Cell apoptosis assay
Liposomal form of Chloroform fraction of Fig latex induced apoptosis on both NIH3T3 and HepG2 cell lines. According to results shown in Figure 2, the EPC did not increase cell death in comparison to the control.
Lethal dose determination
Administration of liposomal form of chloroform fraction caused 3 deaths in 3 g/kg group, while no death was observed following administration of 1 and 2 g/kg. Administration of EPC in 3 dose levels of 1.5, 3, and 4.5 g/kg caused no death in the treated groups.
Biochemical evaluations
The liver function tests of treated animals with chloroform fraction of Fig latex and its vehicle (EPC) were shown in Table 4.

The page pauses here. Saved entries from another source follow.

typedef struct NkAttnDesc {
  int B, H, Lq, Lk, D;
  long sq, sk, sv, so;
  long bq, bk, bv, bo;
  long sdq, sdk, sdv, sdo;
  long bdq, bdk, bdv, bdo;
  float scale;
  int causal;
} NkAttnDesc;
int nk_attention_fwd(const NkAttnDesc* d, const void* q, const void* k, const void* v, void* o, float* lse,
                     void* stream);
long nk_attention_bwd_ws_floats(const NkAttnDesc* d);
int nk_attention_bwd(const NkAttnDesc* d, const void* q, const void* k, const void* v, const void* o,
                     const float* lse, const void* d_o, void* dq, void* dk, void* dv, float* delta_ws, void* stream);
int nk_attention_bwd_causal(const NkAttnDesc* d, const void* q, const void* k, const void* v, const void* o,
                            const float* lse, const void* d_o, void* dq, void* dk, void* dv, void* stream);
int nk_attention_relbias_fwd(const NkAttnDesc* d, const void* q, const void* k, const void* v, void* o, const float* rel, void* stream);
int nk_attention_relbias_fwd_lse(const NkAttnDesc* d, const void* q, const void* k, const void* v, void* o, float* lse, const float* rel, void* stream);
long nk_attention_relbias_bwd_ws_floats(const NkAttnDesc* d);
int nk_attention_relbias_bwd(const NkAttnDesc* d, const void* q, const void* k, const void* v, const void* o, const float* lse, const void* d_o, void* dq,
                             void* dk, void* dv, const float* rel, float* d_rel, float* ws, int accumulate, void* stream);
int nk_relbias_bucket_sum(const float* d_rel, const int* buckets, float* d_weight, int H, int L, int num_buckets, int accumulate, void* stream);
int nk_softmax_rows(void* s, long M, int L, void* stream);

long nk_groupnorm_ws_floats(int N, int HW, int C, int G);
int nk_groupnorm_fwd(const void* x, const float* gamma, const float* beta, void* y, float* mean, float* rstd,
                     float* ws, int N, int HW, int C, int G, float eps, int silu, void* stream);
int nk_groupnorm_sums(const void* x, float* sums, float* ws, int N, int HW, int C, int G, void* stream);
long nk_groupnorm_sums_ws_floats(int N, int nparts, int G);
int nk_groupnorm_sums_from_parts(const float* part, float* sums, float* ws, int N, int nparts, int G, void* stream);
int nk_groupnorm_apply(const void* x, const float* sums, const float* gamma, const float* beta, void* y, float* mean, float* rstd,
                       int N, int HW, int C, int G, float eps, int silu, void* stream);
int nk_groupnorm_bwd(const void* dy, const void* x, const float* gamma, const float* beta, const float* mean,
                     const float* rstd, const void* dx_add, void* dx, float* dgamma, float* dbeta, float* ws,
                     int N, int HW, int C, int G, int silu, int accumulate, void* stream);
int nk_groupnorm_mod_fwd(const void* x, const float* gamma, const float* beta, const void* mod, void* y, float* mean, float* rstd,
                         float* ws, int N, int HW, int C, int G, float eps, int silu, void* stream);
int nk_groupnorm_mod_apply(const void* x, const float* sums, const float* gamma, const float* beta, const void* mod, void* y, float* mean,
                           float* rstd, int N, int HW, int C, int G, float eps, int silu, void* stream);
int nk_groupnorm_mod_bwd(const void* dy, const void* x, const float* gamma, const float* beta, const void* mod, const float* mean,
                         const float* rstd, const void* dx_add, void* dx, float* dgamma, float* dbeta, void* dmod, float* ws,
                         int N, int HW, int C, int G, int silu, int accumulate, void* stream);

Histopathological assessment
Administration of EPC (1.5 g/kg) did not cause liver tissue damage with normal hepatocytes and kupffer cells within the sinusoids (Figure 3a). The histology of liver in group b (3 g/kg EPC) was normal but the number of kupffer cells increased compared to group a, (Figure 3b). In group c, the number of kupffer cells increased and the sinusoids were relatively dilated (Figure 3c). The hepatocytes and sinusoids were normal in the animals receiving dose of 1 g/kg chloroform fraction, but in some areas, the bleeding was observed (Figure 3d), the liver histology in group 2g/kg was normal but the kuppfer cells relatively increased and sinusoids were relatively dilated (Figure 3e). Administration of liposomal fraction at dose of 3 g/kg highly increased kupffer cells, fibroblast accumulation and hepatocyte death, in addition, the sinusoids are so dilated due to the treatment (Figure 3f).
Phytochemical analyses
Phytochemical analysis was performed for chloroform fraction by TLC and column chromatography. The numbers of spots in this fraction were determined by TLC and were separated by column chromatography. Two major compounds were isolated from the chloroform fraction and identified by 1H-NMR, 13C-NMR, and mass spectroscopy namely lupeol acetate and lupeol palmitate (Figure 4).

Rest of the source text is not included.